Simplistically, you can use the COLLATIONPROPERTY function, which gives you:
- CodePage
- LCID
- ComparisonStyle
- Version
The ComparisonStyle
is a bit-masked field that is encoded as follows:
- Case insensitivity (IgnoreCase) = 1
- Accent insensitivity (IgnoreNonSpace) = 2,
- Kana type insensitivity (IgnoreKanaType) = 65536
- Width insensitivity (IgnoreWidth) = 131072
Unfortunately, everything-sensitive (e.g. Latin1_General_CS_AS_KS_WS
) equates to 0. This is unfortunate because both _BIN
and _BIN2
collations also equate to 0. Hence you still need to check the name to see if it ends in _BIN%
to get the full picture.
But, this is not so simple. There are two main types of Collations: SQL Server collations and Windows Collations.
The SQL Server collations (i.e. starting with SQL_
) are deprecated and should not be used anymore, though a lot of systems to default to SQL_Latin1_General_CP1_CI_AS
.
For both types of collations, NCHAR / NVARCHAR / XML data uses the Unicode sorting algorithms. For non-Unicode data, the Windows collations should sort the same between SQL Server and .NET. However, for the SQL Server collations, the sorting algorithm does not necessarily match to the Windows collation (or possibly anything). But they do have their own Sort Order IDs and there might be public documentation describing those rules.
The Windows collations have several variations:
differing versions: unspecified should be the original set, then the first set of updates are labeled _90
and the newest updates are the _100
series.
differing binary ordering: the older _BIN
collations do not map to anything exactly in .NET since they compared the first character as a character. The newer _BIN2
collations are pure code-point comparisons and ordering and should map to the ordinal
ComparisonStyle.
Beyond the specifics of any particular collation, there is another factor complicating what you are trying to accomplish: the default collation for a database does not necessarily determine the collation used for sorting / comparing a particular predicate or field! The collation can be taken from the field being operated on, it can be taken from the database default for string literals and variables, or it can be overridden in both cases via the COLLATE
clause. Please see the MSDN page for Collation Precedence for more details.
In the end, there is no deterministic means of getting the collation(s) used because each predicate in a WHERE clause could potentially use a different collation, and that can be different from the collation used in the ORDER BY
, and JOIN conditions (and GROUP BY, etc) can have their collations.
But to simplify a little:
- If the data is non-Unicode, check the Code Page for the specified locale / LCID. Then use that to create the same Encoding in .NET.
- If the data is Unicode and not using a
_BIN
collation then it should match the same settings in .NET. Again, the _BIN2
collation should match the ordinal
ComparisonStyle.
- If the data is non-Unicode with a SQL Server collation or Windows
_BIN
collation, then cross your fingers, rub a lucky rabbit's foot (though not so lucky for the rabbit), etc.

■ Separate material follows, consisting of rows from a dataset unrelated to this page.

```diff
@@ -157,25 +156,29 @@
       const int item = t*256 + (int)threadIdx.x;
       const int d = item % XP, rr = (item/XP) & 1, c = item/(2*XP);
       const int ir = ir0 + rr, gc = 2*x0 - 4 + 4*d;
-      const bool ok = item < XITEMS && ir >= 0 && ir < H;
-#pragma unroll
-      for (int k = 0; k < 4; ++k) xv[t][k] = (ok && gc + k >= 0 && gc + k < W) ? xb[((size_t)c*H + ir)*W + gc + k] : 0.f;
-    }
-  };
-  auto file_x = [&](int ir0) {
+      const float* row = xb + ((size_t)min(c, C - 1)*H + min(max(ir, 0), H - 1))*W;
+#pragma unroll
+      for (int k = 0; k < 4; ++k) xv[t][k] = row[min(max(gc + k, 0), W - 1)];
+    }
+  };
+  auto file_x = [&](int ir0, int slot) {
 #pragma unroll
     for (int t = 0; t < XTR; ++t) {
       const int item = t*256 + (int)threadIdx.x;
       if (item < XITEMS) {
         const int d = item % XP, rr = (item/XP) & 1, c = item/(2*XP);
-        const int slot = (ir0 + rr + 8) & 7;
+        const int ir = ir0 + rr, gc = 2*x0 - 4 + 4*d;
+        const bool ok = ir >= 0 && ir < H;
+        float z[4];
+#pragma unroll
+        for (int k = 0; k < 4; ++k) z[k] = (ok && gc + k >= 0 && gc + k < W) ? xv[t][k] : 0.f;
         unsigned pe[3], po[3];
-        split_pair<3>(xv[t][0], xv[t][2], pe);
-        split_pair<3>(xv[t][1], xv[t][3], po);
+        split_pair<3>(z[0], z[2], pe);
+        split_pair<3>(z[1], z[3], po);
 #pragma unroll
         for (int p = 0; p < 3; ++p) {
-          xs[p*XPLANE + ((c*8 + slot)*2 + 0)*XP + d] = pe[p];
-          xs[p*XPLANE + ((c*8 + slot)*2 + 1)*XP + d] = po[p];
+          xs[p*XPLANE + (((c*RP + slot)*2 + rr)*2 + 0)*XP + d] = pe[p];
+          xs[p*XPLANE + (((c*RP + slot)*2 + rr)*2 + 1)*XP + d] = po[p];
         }
       }
     }
@@ -186,17 +189,20 @@
       const int item = t*256 + (int)threadIdx.x;
       const int co = item >> 4, xa = x0 + 4*(item & 15);
 #pragma unroll
-      for (int k = 0; k < 4; ++k) gv[t][k] = (xa + k < wo) ? gb[((size_t)co*ho + yy)*wo + xa + k] : 0.f;
+      for (int k = 0; k < 4; ++k) gv[t][k] = gb[((size_t)co*ho + yy)*wo + min(xa + k, wo - 1)];
     }
   };
   auto file_g = [&]() {
 #pragma unroll
     for (int t = 0; t < 4; ++t) {
       const int item = t*256 + (int)threadIdx.x;
-      const int co = item >> 4, q = item & 15;
+      const int co = item >> 4, q = item & 15, xa = x0 + 4*q;
+      float z[4];
+#pragma unroll
+      for (int k = 0; k < 4; ++k) z[k] = (xa + k < wo) ? gv[t][k] : 0.f;
       unsigned p0[3], p1[3];
-      split_pair<3>(gv[t][0], gv[t][1], p0);
-      split_pair<3>(gv[t][2], gv[t][3], p1);
+      split_pair<3>(z[0], z[1], p0);
+      split_pair<3>(z[2], z[3], p1);
 #pragma unroll
       for (int p = 0; p < 3; ++p) {
         gs[p*GPLANE + co*GP + 2*q] = p0[p];
@@ -211,24 +217,33 @@
 #pragma unroll
     for (int r = 0; r < 16; ++r) acc[i][r] = 0.f;
 
-  for (int k = 0; k < 4; ++k) { load_x(2*ybeg - 4 + 2*k); file_x(2*ybeg - 4 + 2*k); }
+  int ym = ybeg % RP;
+  for (int k = 0; k < 4; ++k) { load_x(2*ybeg - 4 + 2*k); file_x(2*ybeg - 4 + 2*k, (ym + RP - 2 + k) % RP); }
   load_g(ybeg); file_g();
   __syncthreads();
   for (int r = 0; r < nrows; ++r) {
     const int yy = ybeg + r;
     const bool more = r + 1 < nrows;
+    bf16x8 A[4][3];
+#pragma unroll
+    for (int ks = 0; ks < 4; ++ks)
+#pragma unroll
+      for (int p = 0; p < 3; ++p) A[ks][p] = as_frag(*reinterpret_cast<const uint4*>(&gs[p*GPLANE + (mt*32 + j)*GP + ks*8 + g*4]));
     if (more) { load_x(2*yy + 4); load_g(yy + 1); }
+    __syncthreads();
+    __builtin_amdgcn_sched_barrier(0);
     unsigned rowa[NTW];
 #pragma unroll
-    for (int i = 0; i < NTW; ++i) rowa[i] = (unsigned)(xoff[i] + ((2*yy + 5 + kyv[i]) & 7)*2*XP);
+    for (int i = 0; i < NTW; ++i) {
+      int slot = ym + dpair[i];
+      slot -= slot >= RP ? RP : 0; slot -= slot >= RP ? RP : 0;
+      rowa[i] = (unsigned)(xoff[i] + slot*4*XP);
+    }
 #pragma unroll
     for (int ks = 0; ks < 4; ++ks) {
-      bf16x8 A[3];
-#pragma unroll
-      for (int p = 0; p < 3; ++p) A[p] = as_frag(*reinterpret_cast<const uint4*>(&gs[p*GPLANE + (mt*32 + j)*GP + ks*8 + g*4]));
 #pragma unroll
       for (int i = 0; i < NTW; ++i) {
-        if (nh + 2*i >= NT) continue;
+        if (SPLIT && i == NTW - 1 && (ks >> 1) != nh) continue;
         const int e = ks*16 + g*8 + sh[i];
         const unsigned* q = xs + rowa[i] + (e >> 1);
         const unsigned s16 = (unsigned)(e & 1)*16u;
@@ -240,19 +255,33 @@
                                 __builtin_amdgcn_alignbit(d3, d2, s16), __builtin_amdgcn_alignbit(d4, d3, s16)});
         }
 #pragma unroll
-        for (int t = 0; t < NPROD; ++t) acc[i] = mfma_bf16(A[prod_a(3, t)], Bf[prod_b(3, t)], acc[i]);
-      }
-    }
+        for (int t = 0; t < NPROD; ++t) acc[i] = mfma_bf16(A[ks][prod_a(3, t)], Bf[prod_b(3, t)], acc[i]);
+      }
+    }
+    __builtin_amdgcn_sched_barrier(0);
+    if (more) { file_x(2*yy + 4, (ym + 2) % RP); file_g(); }
     __syncthreads();
-    if (more) { file_x(2*yy + 4); file_g(); }
+    ym = ym + 1 == RP ? 0 : ym + 1;
+  }
+
+  if constexpr (SPLIT) {
+    float* red = reinterpret_cast<float*>(gs);
+    if (nh == 1) {
+#pragma unroll
+      for (int r = 0; r < 16; ++r) red[(mt*16 + r)*64 + lane] = acc[NTW - 1][r];
+    }
     __syncthreads();
+    if (nh == 0) {
+#pragma unroll
+      for (int r = 0; r < 16; ++r) acc[NTW - 1][r] += red[(mt*16 + r)*64 + lane];
+    }
   }
 
   const size_t blk = ((size_t)b*gridDim.y + blockIdx.y)*gridDim.x + blockIdx.x;
 #pragma unroll
   for (int i = 0; i < NTW; ++i) {
-    const int nt = nh + 2*i, n = nt*32 + j;
-    if (nt < NT && n < NW) {
+    const int nt = tile_of(i), n = nt*32 + j;
+    if (nt < NT && n < NW && !(SPLIT && i == NTW - 1 && nh == 1)) {
 #pragma unroll
       for (int r = 0; r < 16; ++r) {
         const int co = mt*32 + mfma32_row(r, g);
```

But wait, there's more! Seriously.
You need to also consider:
- as with any standard, it is up to the implementer to follow the spec. That doesn't always happen. So even with what should be a truly equivalent collation between SQL Server and your Java app, and even if there are no issues with Collation Precedence, there can still be differences in sorting and comparisons. For an example, check out my "update" on this answer on DBA.StackExchange: Why does MS SQL Server return a result for empty string check when Unicode string is not empty
- If you are transferring data between .NET and Java, keep in mind that Java is UTF-16 Big Endian while .NET is UTF-16 Little Endian.